21 nov

Pesca da Corvina

Dicas infalíveis para fisgar a corvina, uma das mais cobiçadas freqüentadoras dos fundos de areia.

Sempre que vamos pescar, ao chegarmos à praia, armamos os
equipamentos, conferimos os itens e preparamos as iscas com carinho. Então, vem
o insolúvel pensamento: “hoje é dia, que bom será se eu pegar uma bela corvina”.
A espécie (Micropogonias furnieri) recebe de nós, apaixonados por sua pesca,
alguns apelidos carinhosos. Particularmente, chamo-as de “cabeçudas”, devido ao
tamanho avantajado de sua cabeça em relação ao corpo.

Peixe de escamas grossas, barriga branca, corpo alongado prateado e dorso com coloração
levemente roxa, a corvina é um peixe que ocorre na areia, bem próximo ao fundo,
constantemente procurando por alimento. Ela passa vasculhando tudo com sua boca
voltada para baixo. Tenho notado maior incidência de capturas da espécie com
tempo adverso, chuvoso e com ventos leves. Sua abocanhada é inconfundível,
levando linha para o fundo e, com certeza, proporcionando grandes alegrias ao
pescador de praia.

Equipamentos: caniços de ação média e rápida para arremessos longos,
principalmente quando as encontramos nos canais mais afastados da beira. Pode-se
usar linha com 6 a 10 libras de resistência, ou espessura entre 0,16 e 0,25 mm,
de monofilamento. Mesmo as linhas mais finas, quando trabalhadas em conjunto com
a fricção do molinete, tiram a corvina com segurança da água. O tamanho dos
anzóis varia entre 10 e 14. Os modelos mais usados são Maruseigo e Hansure.
Como, na maioria das vezes, são necessários arremessos de longo ou médio
alcance, os chumbos arredondados, como “beach bomb”, “carambola”, “gota” e
“torpedo”, são ótimas opções.

Chicotes: a sugestão mais comum é o chicote com linha 0,45 mm, dois rotores,
distância de 70 cm entre os rotores (R$ 2,00 nas lojas especializadas) e
pernadas de 30 cm. No entanto, como sabemos tratar-se de um peixe que entra na
pernada de baixo na grande maioria das vezes, pode-se usar um chicote com apenas
um rotor. Este chicote de apenas um rotor, é dificilmente encontrado em lojas.
Assim, temos que confeccioná-los manualmente, o que não é nada complicado (ver ilustração).

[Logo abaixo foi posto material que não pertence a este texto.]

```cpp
int plan_run(const mx_spmm_plan *pl, int n, const void *B, size_t ldb, void *C, size_t ldc, int dense_dtype,
             int colmajor, int wg_per_cu, int sync_mode, hipStream_t st, const void *Bp)
{
    const char *what = "mxd_spmm_plan_run";
    return dispatch_dense(what, dense_dtype, [&](auto t) {
        using real_t = typename decltype(t)::type;
        constexpr int W = SLAB_W<real_t>;
        MX_REQUIRE(slab_ok<real_t>(n, (const real_t *)B, ldb, (const real_t *)C, ldc, colmajor),
                   "mxd_spmm_plan_run: operands do not meet the 16-byte alignment rules");
        const int m = pl->m, K = pl->K;
        const int nslabs = (int)ceil_div(n, W);
        if (!Bp) {
            void *packed = nullptr;
            if (plan_repack(K, n, B, ldb, dense_dtype, st, &packed)) return 1;
            Bp = packed;
        }
        if (wg_per_cu != 1 && wg_per_cu != 2 && wg_per_cu != 4) wg_per_cu = PLAN_DEFAULT_WG_PER_CU;
        const int waves = 16 / wg_per_cu;
        const int ngens = (int)ceil_div(m, PLAN_OCT_ROWS * waves);
        const unsigned grid = persistent_grid(wg_per_cu, (long long)nslabs * ngens);
        unsigned *sync = sync_workspace();
        if (!sync || pl->npanels <= 1) sync_mode = 0;
        if (sync_mode >= 2) MX_HIP(hipMemsetAsync(sync, 0, SYNC_BYTES, st));
        return dispatch_int(int_list<16, 8, 4>{}, what, "wavefronts per workgroup", waves, [&](auto wv) {
            return dispatch_int(int_list<0, 1>{}, what, "colmajor", colmajor ? 1 : 0, [&](auto cm) {
                kt_begin(st);
                hipLaunchKernelGGL((spmm_plan_kernel<real_t, cm() != 0, wv()>), dim3(grid), dim3(wv() * 64), 0, st, m, n,
                                   pl->npanels, pl->step_off, pl->pcol, pl->pval, (const real_t *)Bp, (size_t)(K + 1) * W,
                                   (real_t *)C, ldc, nslabs, ngens, pl->noct, K, sync, sync_mode);
                kt_end(st);
                MX_LAUNCH_CHECK();
                return 0;
            });
        });
    });
}

}

extern "C" int mxd_spmm_plan_create(int m, int K, const int32_t *indptr, const int32_t *indices, const double *values,
                                    int npanels, void *stream, mx_spmm_plan **plan_out)
{
    MX_REQUIRE(plan_out && m >= 0 && K >= 0, "mxd_spmm_plan_create: bad arguments");
    mx_spmm_plan *pl = *plan_out ? *plan_out : new (std::nothrow) mx_spmm_plan();
    MX_REQUIRE(pl, "out of host memory");
    const hipStream_t st = mx::as_stream(stream);
    if (mx::plan_begin(pl, m, K, indptr, indices, values, npanels, st) || mx::plan_end(pl, st)) {
        if (!*plan_out) { mxd_spmm_plan_destroy(pl); }
        return 1;
    }
    *plan_out = pl;
    return 0;
}

extern "C" int mxd_spmm_plan_destroy(mx_spmm_plan *pl)
{
    if (!pl) return 0;
    if (pl->step_off) (void)hipFree(pl->step_off);
    if (pl->pcol) (void)hipFree(pl->pcol);
    if (pl->pval) (void)hipFree(pl->pval);
    if (pl->scratch) (void)hipFree(pl->scratch);
    delete pl;
    return 0;
}

extern "C" int mxd_spmm_plan_info(const mx_spmm_plan *pl, int *npanels, int64_t *padded_entries)
{
    MX_REQUIRE(pl, "mxd_spmm_plan_info: null plan");
    if (npanels) *npanels = pl->npanels;
    if (padded_entries) *padded_entries = pl->total_steps * 8;
    return 0;
}

extern "C" int mxd_spmm_plan_copy_to_host(const mx_spmm_plan *pl, int32_t *step_off, int32_t *pcol, double *pval,
                                          void *stream)
{
    MX_REQUIRE(pl && step_off && pcol && pval, "mxd_spmm_plan_copy_to_host: null pointer");
    MX_REQUIRE(pl->ready, "mxd_spmm_plan_copy_to_host: the plan was sized but not built");
    if (pl->m == 0) return 0;
    const hipStream_t st = mx::as_stream(stream);
    const size_t nso = (size_t)pl->noct * pl->npanels + 1;
    const size_t slots = (size_t)pl->total_steps * 8 + mx::PLAN_TAIL_SLOTS;
    MX_HIP(hipMemcpyAsync(step_off, pl->step_off, nso * sizeof(int32_t), hipMemcpyDeviceToHost, st));
    MX_HIP(hipMemcpyAsync(pcol, pl->pcol, slots * sizeof(int32_t), hipMemcpyDeviceToHost, st));
    MX_HIP(hipMemcpyAsync(pval, pl->pval, slots * sizeof(double), hipMemcpyDeviceToHost, st));
    MX_HIP(hipStreamSynchronize(st));
    return 0;
}

extern "C" int mxd_spmm_plan_run(const mx_spmm_plan *pl, int n, const void *B, size_t ldb, void *C, size_t ldc,
                                 int dense_dtype, int colmajor_out, int wg_per_cu, int sync_mode, void *stream)
{
    MX_REQUIRE(pl && n >= 0, "mxd_spmm_plan_run: bad arguments");
    MX_REQUIRE(pl->ready, "mxd_spmm_plan_run: the plan was sized but not built");
    if (pl->m == 0 || n == 0) return 0;
    MX_REQUIRE(B && C, "mxd_spmm_plan_run: null pointer");
    hipStream_t st = mx::as_stream(stream);
    if (sync_mode < 0) sync_mode = 1;
    mx::note_spmm_kernel("spmm_plan_kernel");
    return mx::plan_run(pl, n, B, ldb, C, ldc, dense_dtype, colmajor_out, wg_per_cu, sync_mode, st);
}

#ifdef MX_SWEEP_PROBE
extern "C" int mxd_spmm_sweep_probe(unsigned long long *out64)
{
    static const unsigned long long zeros[64] = {};
    MX_HIP(hipDeviceSynchronize());
    MX_HIP(hipMemcpyFromSymbol(out64, HIP_SYMBOL(mx::g_sweep_probe), sizeof(zeros)));
    MX_HIP(hipMemcpyToSymbol(HIP_SYMBOL(mx::g_sweep_probe), zeros, sizeof(zeros)));
    return 0;
}
#endif
```

Baseline: 3960 GFLOP/s.

## Replace plan exclusive scan with tile sums and in-kernel prefix; template fill on panel bits

Removes the separate exclusive-scan pass over per-octet step counts. The size kernel now also emits per-tile partial sums, and each fill block rebuilds its own offset by summing earlier tile sums plus the steps inside its own tile. The fill kernel is templated on the number of panel bits. It classifies the first chunk once and reuses the rank and count in the scatter pass, instead of redoing the ballots. This trades a kernel launch and a scan pass for redundant per-block reductions, and the total steps are now summed on the host from the read-back tile sums.

```diff
diff --git a/matrixextra_amd/csrc/spmm_common.h b/matrixextra_amd/csrc/spmm_common.h
--- a/matrixextra_amd/csrc/spmm_common.h
+++ b/matrixextra_amd/csrc/spmm_common.h
@@ -13,8 +13,10 @@
     bool pending = false;
     const int32_t *indptr = nullptr, *indices = nullptr;
     const double *values = nullptr;
-    const int32_t *oct_off = nullptr;
-    const long long *sizes = nullptr;
+    const int32_t *steps = nullptr;
+    const unsigned *tile_sums = nullptr;
+    int ntiles = 0, tile_octs = 0;
+    const long long *nnz_dev = nullptr;
     int *go = nullptr;
     long long fill_cap = 0;
     int pad_rule = 0;
diff --git a/matrixextra_amd/csrc/spmm_plan.hip b/matrixextra_amd/csrc/spmm_plan.hip
--- a/matrixextra_amd/csrc/spmm_plan.hip
+++ b/matrixextra_amd/csrc/spmm_plan.hip
@@ -14,6 +14,10 @@
 constexpr int PLAN_LD = 4;
 constexpr int PLAN_STAGE_STEPS = 384;
 constexpr int PLAN_PAD_NUM = 7, PLAN_PAD_DEN = 4;
+constexpr int PLAN_MAX_TILES = 4096;
+constexpr int PLAN_RB_HEAD = 16;
+
+inline int plan_tile_octs(int noct) { return 32 * (int)ceil_div(noct > 0 ? noct : 1, 32 * PLAN_MAX_TILES); }
 
 __host__ __device__ __forceinline__ bool plan_accept(long long total, long long nnz, long long cap_slots, int pad_rule)
 {
@@ -30,61 +34,106 @@
 }
 
 __global__ __launch_bounds__(256)
-void plan_size_kernel(int m, int noct, const int32_t *__restrict__ indptr, int32_t *__restrict__ steps,
-                      long long *__restrict__ nnz_out)
-{
-    const int b = blockIdx.x * 256 + threadIdx.x;
-    if (b == 0) *nnz_out = indptr[m];
-    int len = 0;
-    if (b < noct * 8) {
-        const int r0 = min(b * PLAN_RB, m), r1 = min(b * PLAN_RB + PLAN_RB, m);
-        len = indptr[r1] - indptr[r0];
-    }
-    len = max(len, __shfl_xor(len, 1, 8));
-    len = max(len, __shfl_xor(len, 2, 8));
-    len = max(len, __shfl_xor(len, 4, 8));
-    if (b < noct * 8 && (b & 7) == 0)
-        steps[b >> 3] = (len + 8 * PLAN_CHUNK - 1) & ~(8 * PLAN_CHUNK - 1);
-}
-
-__device__ __forceinline__ unsigned long long multisplit_peers(int key, const unsigned long long (&bal)[6], int nbits,
+void plan_size_kernel(int m, int noct, int tile_octs, const int32_t *__restrict__ indptr, int32_t *__restrict__ steps,
+                      unsigned *__restrict__ tile_sums, long long *__restrict__ nnz_out)
+{
+    __shared__ unsigned s_part[4];
+    if (blockIdx.x == 0 && threadIdx.x == 0) *nnz_out = indptr[m];
+    unsigned sum = 0;
+    for (int o = 0; o < tile_octs; o += 32) {
+        const long long bl = ((long long)blockIdx.x * tile_octs + o) * 8 + threadIdx.x;
+        const bool live = bl < (long long)noct * 8;
+        const int b = live ? (int)bl : 0;
+        int len = 0;
+        if (live) {
+            const int r0 = (int)min((long long)b * PLAN_RB, (long long)m), r1 = (int)min((long long)b * PLAN_RB + PLAN_RB, (long long)m);
+            len = indptr[r1] - indptr[r0];
+        }
+        len = max(len, __shfl_xor(len, 1, 8));
+        len = max(len, __shfl_xor(len, 2, 8));
+        len = max(len, __shfl_xor(len, 4, 8));
+        if (live && (b & 7) == 0) {
+            const int st = (len + 8 * PLAN_CHUNK - 1) & ~(8 * PLAN_CHUNK - 1);
+            steps[b >> 3] = st;
+            sum += (unsigned)st;
+        }
+    }
+#pragma unroll
+    for (int off = 32; off > 0; off >>= 1) sum += __shfl_xor(sum, off, 64);
+    if ((threadIdx.x & 63) == 0) s_part[threadIdx.x >> 6] = sum;
+    __syncthreads();
+    if (threadIdx.x == 0) tile_sums[blockIdx.x] = s_part[0] + s_part[1] + s_part[2] + s_part[3];
+}
+
+__device__ __forceinline__ int wave_sum(int v)
+{
+    v += __builtin_amdgcn_update_dpp(0, v, 0xB1, 0xF, 0xF, true);
+    v += __builtin_amdgcn_update_dpp(0, v, 0x4E, 0xF, 0xF, true);
+    v += __builtin_amdgcn_update_dpp(0, v, 0x141, 0xF, 0xF, true);
+    v += __builtin_amdgcn_update_dpp(0, v, 0x140, 0xF, 0xF, true);
+    return __builtin_amdgcn_readlane(v, 0) + __builtin_amdgcn_readlane(v, 16) + __builtin_amdgcn_readlane(v, 32) +
+           __builtin_amdgcn_readlane(v, 48);
+}
+
+template <int NBITS>
+__device__ __forceinline__ unsigned long long multisplit_peers(int key, const unsigned long long (&bal)[6],
                                                                 unsigned long long valid)
 {
     unsigned long long peers = valid;
 #pragma unroll
-    for (int b = 0; b < 6; b++)
-        if (b < nbits) peers &= ((key >> b) & 1) ? bal[b] : ~bal[b];
+    for (int b = 0; b < NBITS; b++) peers &= ((key >> b) & 1) ? bal[b] : ~bal[b];
     return peers;
 }
 
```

Iscas: pode-se usar várias iscas em busca da corvina, não raro com
preferências específicas de acordo com a região. Lula, camarão e corrupto são as
mais usadas. Iscas de tamanho médio para grande são bem-vindas. Corruptos
inteiros, lulas pequenas inteiras ou pedaços de lulas grandes, camarões inteiros
e pedaços (ou “bolotas”) de camarões são abocanhados sem dó pela cabeçuda.

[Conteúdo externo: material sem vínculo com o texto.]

+  static constexpr int SP = P == 6 ? 69 : P == 7 ? 143 : P == 8 ? 322 : 580;
+  static __device__ __forceinline__ int pad(int e) { return e + (e >> SH); }
+  static_assert(SP >= (1 << P) + (((1 << P) - 1) >> SH), "a column holds every padded element");
+};
+template <int P, int LR, int RB, int LO> struct ColRound {
+  static constexpr int NTT_R = 1 << LR, TPS = (1 << P) >> LR, G = NTT_R >> RB, NU = 1 << RB;
+  static constexpr int S0 = P - LO - RB;
+  using L = ModupTile<P>;
+  static __device__ __forceinline__ int o_hi(int g, int p) { return (g * TPS + p) >> LO; }
+  static __device__ __forceinline__ int ebase(int g, int p) {
+    const int o = g * TPS + p;
+    return ((o >> LO) << (LO + RB)) | (o & ((1 << LO) - 1));
+  }
+  static __device__ __forceinline__ void load(const u64 *col, int p, u64 (&x)[NTT_R]) {
+#pragma unroll
+    for (int g = 0; g < G; g++) {
+      const u64 *grp = col + L::pad(ebase(g, p));
+#pragma unroll
+      for (int u = 0; u < NU; u++) x[g * NU + u] = grp[L::pad(u << LO)];
+    }
+  }
+  static __device__ __forceinline__ void store(u64 *col, int p, const u64 (&x)[NTT_R]) {
+#pragma unroll
+    for (int g = 0; g < G; g++) {
+      u64 *grp = col + L::pad(ebase(g, p));
+#pragma unroll
+      for (int u = 0; u < NU; u++) grp[L::pad(u << LO)] = x[g * NU + u];
+    }
+  }
+  template <bool TB> static __device__ __forceinline__ void fwd(int p, u64 (&x)[NTT_R], const ulonglong2 *tw, const DevPrime &pm) {
+    const u64 nq = pm.nq, q4 = pm.q4, q8 = pm.q8, nq8 = pm.nq8;
+    constexpr bool MAD = EVAH_MADLO && LR == 3;
+#pragma unroll
+    for (int g = 0; g < G; g++) {
+      const uint32_t node = (1u << S0) | (uint32_t)o_hi(g, p);
+#pragma unroll
+      for (int s = 0; s < RB; s++) {
+        const int half = 1 << (RB - 1 - s);
+#pragma unroll
+        for (int u = 0; u < NU; u++) {
+          if (u & half) continue;
+          const int v = u >> (RB - s);
+          const ulonglong2 w = tw[(node << s) + v];
+          const bool red = TB ? tb_reduce_stage<P, false>(S0 + s) : (((S0 + s) & 1) != 0);
+          if (red) bfly_fwd<true, MAD, TB>(x[g * NU + u], x[g * NU + u + half], w, nq, q4, q8, nq8, pm.tb_c, pm.tb_sh, pm.tb_mask);
+          else bfly_fwd<false, MAD, TB>(x[g * NU + u], x[g * NU + u + half], w, nq, q4, q8, nq8, pm.tb_c, pm.tb_sh, pm.tb_mask);
+        }
+      }
+    }
+  }
+  static __device__ __forceinline__ void inv(int p, u64 (&x)[NTT_R], const ulonglong2 *tw, const DevPrime &pm) {
+    const u64 q = pm.q, nq = pm.nq, q5 = pm.q5, nq5 = pm.nq5;
+#pragma unroll
+    for (int g = 0; g < G; g++) {
+      const uint32_t node = (1u << S0) | (uint32_t)o_hi(g, p);
+#pragma unroll
+      for (int s = RB - 1; s >= 0; s--) {
+        const int half = 1 << (RB - 1 - s);
+        const bool last = (S0 == 0) && (s == 0);
+#pragma unroll
+        for (int u = 0; u < NU; u++) {
+          if (u & half) continue;
+          u64 &X = x[g * NU + u], &Y = x[g * NU + u + half];
+          if (last) {
+            u64 sum = X + Y, d = X + q5 - Y;
+            X = mul_shoup(sum, pm.ninv, pm.ninv_s, q);
+            Y = mul_shoup(d, pm.w0ninv, pm.w0ninv_s, q);
+          } else {
+            const int v = u >> (RB - s);
+            bfly_inv(X, Y, tw[((size_t)node << s) + v], nq, q5, nq5);
+          }
+        }
+      }
+    }
+  }
+};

Chicote de um rotor e pernada longa

Uma das melhores preparações
de chicote para a pesca da corvina, e que tem apresentado ótimos resultados, é o
chicote de apenas um rotor, que fica embaixo, próximo ao chumbo. Outra forma é
com uma pernada fixa no girador, na extremidade da linha, com chumbo “oliva” ou
“bola”, que corre na linha do chicote. A grande sacada é o comprimento da
pernada, longo, variando de 1,2 a 1,5 metro, proporcionando liberdade de
movimento e área de varredura muito maiores no fundo, tornando-se praticamente
irresistível para as corvinas que passarem por perto.

Autor:
Marcelo Rubio Esteves

Matéria: Coluna da Revista Pesca
Esportiva, Edição Nº 129/Maio de 2008.